Теперь Мариэлла отказывалась понимать Малкольма и сомневалась, знала ли она его вообще когда-либо.
— Если за Тедди он пойдет на электрический стул, для него это будет очень гуманная казнь.
— Так вот оно что значит! Вы оба играете в месть! Он крадет Тедди, ты убиваешь его! Все, все сошли с ума! — Она посмотрела на него с ненавистью.
— Выйди из моей комнаты, Мариэлла. Нам больше не о чем говорить.
Она не верила своим ушам. Малкольм расчетливо смешал ее с грязью только для того, чтобы уничтожить Чарльза.
— Не знаю, кто ты такой после этого.
— Это уже неважно.
— Как прикажешь тебя понимать? — не в силах больше сдерживаться, закричала Мариэлла.
— Думаю, ты меня все-таки поняла.
— Все кончено, так? — Если только что-то существовало. Кроме Тедди, у них же никогда не было ничего общего.
— Все было кончено тогда, когда Делони увез отсюда моего сына.

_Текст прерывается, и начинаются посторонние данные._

template <typename Cfg, typename Kernel>
int launch_tc(Kernel kernel, const char* name, const void* q, int ldq, const KvSources& src, void* out, int ldo, int b, int heads,
              int lq, int lk, int d, const int* kv_index, int n_sets, float scale, cudaStream_t st, bool* attr, bool allow_multi_q = false) {
  if (!*attr) {
    cudaError_t e = cudaFuncSetAttribute(kernel, cudaFuncAttributeMaxDynamicSharedMemorySize, Cfg::kSmemBytes);
    if (e != cudaSuccess) return mdb::set_error(MDB_ERR_CUDA, "%s smem attr: %s", name, cudaGetErrorString(e));
    *attr = true;
  }
  CUtensorMap tq;
  mdb::AttnKvMaps kvm;
  if (!make_qkv_map(&tq, q, d, heads, lq, b, ldq) || !make_kv_maps(&kvm, src, d, heads, lk))
    return mdb::set_error(MDB_ERR_CUDA, "mdb_attention: cuTensorMapEncodeTiled failed (d=%d heads=%d lq=%d lk=%d)", d, heads, lq, lk);
  mdb::AttnTcParams p;
  p.out = static_cast<__nv_bfloat16*>(out);
  p.ldo = ldo, p.lq = lq, p.lk = lk, p.kv_index = kv_index, p.n_sets = n_sets, p.n_src = src.n;
  p.scale_log2 = scale * 1.4426950408889634f;
  p.trace = g_attn_trace;
  p.q_step = allow_multi_q ? multi_q_step(b, heads, lq, lk, n_sets) : 0;
  dim3 grid(p.q_step > 0 ? p.q_step : (lq + mdb::ATT_BM - 1) / mdb::ATT_BM, heads, b);
  cudaError_t le = mdb::launch_pdl(kernel, grid, dim3(Cfg::kThreads), Cfg::kSmemBytes, st, tq, kvm, p);
  if (le != cudaSuccess) return mdb::set_error(MDB_ERR_CUDA, "%s launch: %s", name, cudaGetErrorString(le));
  cudaError_t e2 = cudaGetLastError();
  if (e2 != cudaSuccess) return mdb::set_error(MDB_ERR_CUDA, "%s: %s", name, cudaGetErrorString(e2));
  return MDB_OK;
}

template <int D>
int launch_attention_tc(const void* q, int ldq, const KvSources& src, void* out, int ldo, int b, int heads, int lq, int lk,
                        const int* kv_index, int n_sets, float scale, cudaStream_t st) {
  static bool attr = false;
  return launch_tc<mdb::AttnTcCfg<D>>(mdb::attention_tc_kernel<D>, "attention_tc_kernel", q, ldq, src, out, ldo, b, heads, lq, lk, D,
                                      kv_index, n_sets, scale, st, &attr);
}

template <int D, bool DOUBLE_S>
int launch_attention_tc2(const void* q, int ldq, const KvSources& src, void* out, int ldo, int b, int heads, int lq, int lk,
                         const int* kv_index, int n_sets, float scale, cudaStream_t st) {
  if constexpr (!DOUBLE_S) {
    if (multi_q_step(b, heads, lq, lk, n_sets) > 0) {
      static bool attr_mq = false;
      return launch_tc<mdb::AttnTc2Cfg<D, false>>(mdb::attention_tc2_kernel<D, false, true>, "attention_tc2_kernel<multi-Q>", q, ldq, src,
                                                  out, ldo, b, heads, lq, lk, D, kv_index, n_sets, scale, st, &attr_mq, true);
    }
  }
  static bool attr = false;
  return launch_tc<mdb::AttnTc2Cfg<D, DOUBLE_S>>(mdb::attention_tc2_kernel<D, DOUBLE_S, false>, "attention_tc2_kernel", q, ldq, src, out,
                                                 ldo, b, heads, lq, lk, D, kv_index, n_sets, scale, st, &attr, false);
}

enum class AttnKernel { kTc, kTc2, kTc2Double };
AttnKernel attention_kernel_choice() {
  const char* e = getenv("MDB_ATTN_KERNEL");
  if (e && !strcmp(e, "tc2d")) return AttnKernel::kTc2Double;
  if (e && !strcmp(e, "tc")) return AttnKernel::kTc;
  return AttnKernel::kTc2;
}

int attention_dispatch(const void* q, int ldq, const KvSources& src, void* out, int ldo, int b, int heads, int lq, int lk, int d,
                       const int* kv_index, int n_sets, float scale, cudaStream_t st) {
  using namespace mdb;
  const AttnKernel which = attention_kernel_choice();
#define MDB_TC2(DD, DBL) return launch_attention_tc2<DD, DBL>(q, ldq, src, out, ldo, b, heads, lq, lk, kv_index, n_sets, scale, st)
  if (which != AttnKernel::kTc) {
    const bool dbl = which == AttnKernel::kTc2Double;
    switch (d) {
      case 40: if (dbl) MDB_TC2(40, true); else MDB_TC2(40, false);
      case 32: if (dbl) MDB_TC2(32, true); else MDB_TC2(32, false);
      case 64: if (dbl) MDB_TC2(64, true); else MDB_TC2(64, false);
      case 80: MDB_TC2(80, true);
      default: break;
    }
  }
#undef MDB_TC2
  switch (d) {
    case 40: return launch_attention_tc<40>(q, ldq, src, out, ldo, b, heads, lq, lk, kv_index, n_sets, scale, st);
    case 80: return launch_attention_tc<80>(q, ldq, src, out, ldo, b, heads, lq, lk, kv_index, n_sets, scale, st);
    case 160: return launch_attention_tc<160>(q, ldq, src, out, ldo, b, heads, lq, lk, kv_index, n_sets, scale, st);
    case 32: return launch_attention_tc<32>(q, ldq, src, out, ldo, b, heads, lq, lk, kv_index, n_sets, scale, st);
    case 64: return launch_attention_tc<64>(q, ldq, src, out, ldo, b, heads, lq, lk, kv_index, n_sets, scale, st);
    default: return set_error(MDB_ERR_UNSUPPORTED, "mdb_attention: head dim %d not instantiated (32, 40, 64, 80, 160)", d);
  }
}

}

extern "C" int mdb_attention_multi(const void* q, int ldq, int n_src, const void* const* k, const int* ldk, const void* const* v,
                                   const int* ldv, const int* b_kv, void* out, int ldo, int b, int heads, int lq, int lk, int d,
                                   const int* kv_index, int n_sets, float scale, void* stream) {
  using namespace mdb;
  if (!q || !k || !v || !ldk || !ldv || !b_kv || !out) return set_error(MDB_ERR_INVALID, "mdb_attention: null pointer");
  if (n_src < 1 || n_src > ATT_MAX_SRC) return set_error(MDB_ERR_INVALID, "mdb_attention: 1..%d K/V sources", ATT_MAX_SRC);
  if (n_sets < 1 || n_sets > 2 || (n_sets == 2 && !kv_index))
    return set_error(MDB_ERR_INVALID, "mdb_attention: n_sets must be 1 or 2 (2 needs kv_index)");
  if (scale <= 0.f) return set_error(MDB_ERR_INVALID, "mdb_attention: scale must be positive");
  if (lq <= 0 || lk <= 0 || b <= 0 || heads <= 0) return set_error(MDB_ERR_INVALID, "mdb_attention: bad shape");
  if (ldq % 8 || ldo % 8) return set_error(MDB_ERR_UNSUPPORTED, "mdb_attention: strides must be multiples of 8");
  KvSources src;
  src.n = n_src;
  for (int i = 0; i < n_src; ++i) {
    if (!k[i] || !v[i] || b_kv[i] <= 0) return set_error(MDB_ERR_INVALID, "mdb_attention: bad K/V source %d", i);
    if (ldk[i] % 8 || ldv[i] % 8) return set_error(MDB_ERR_UNSUPPORTED, "mdb_attention: strides must be multiples of 8");
    src.k[i] = k[i], src.v[i] = v[i], src.ldk[i] = ldk[i], src.ldv[i] = ldv[i], src.b_kv[i] = b_kv[i];
  }
  if (!kv_index && (n_src != 1 || b_kv[0] != b)) return set_error(MDB_ERR_INVALID, "mdb_attention: b_kv != b or several sources need kv_index");
  return attention_dispatch(q, ldq, src, out, ldo, b, heads, lq, lk, d, kv_index, n_sets, scale, static_cast<cudaStream_t>(stream));
}

extern "C" int mdb_attention(const void* q, int ldq, const void* k, int ldk, const void* v, int ldv, void* out, int ldo, int b,
                             int b_kv, int heads, int lq, int lk, int d, const int* kv_index, int n_sets, float scale,
                             void* stream) {
  return mdb_attention_multi(q, ldq, 1, &k, &ldk, &v, &ldv, &b_kv, out, ldo, b, heads, lq, lk, d, kv_index, n_sets, scale, stream);
}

Ты можешь идти к нему обратно после суда. Если он, конечно, останется жив. Поплачете вместе. И еще кое-что тебе скажу. Я тебя никогда не прощу. — Вот это он сказал действительно серьезно.
— Малкольм, ты хочешь меня бросить? Я к этому готова. Могу хоть сегодня переехать в гостиницу.
— Послушай, тебе мало скандалов? Могла бы, по крайней мере, подождать, пока кончится суд и пресса забудет о нашем существовании.
Она молча вышла. Теперь ничто не могло ее удивить. Она вышла замуж за чужого человека. И этот человек ее возненавидел за то, что она потеряла сына. Еще одного сына. Жизнь жестоко с ней обходится. Что бы ни случилось теперь, найдут ли Тедди, нет ли, ее браку с Малкольмом пришел конец.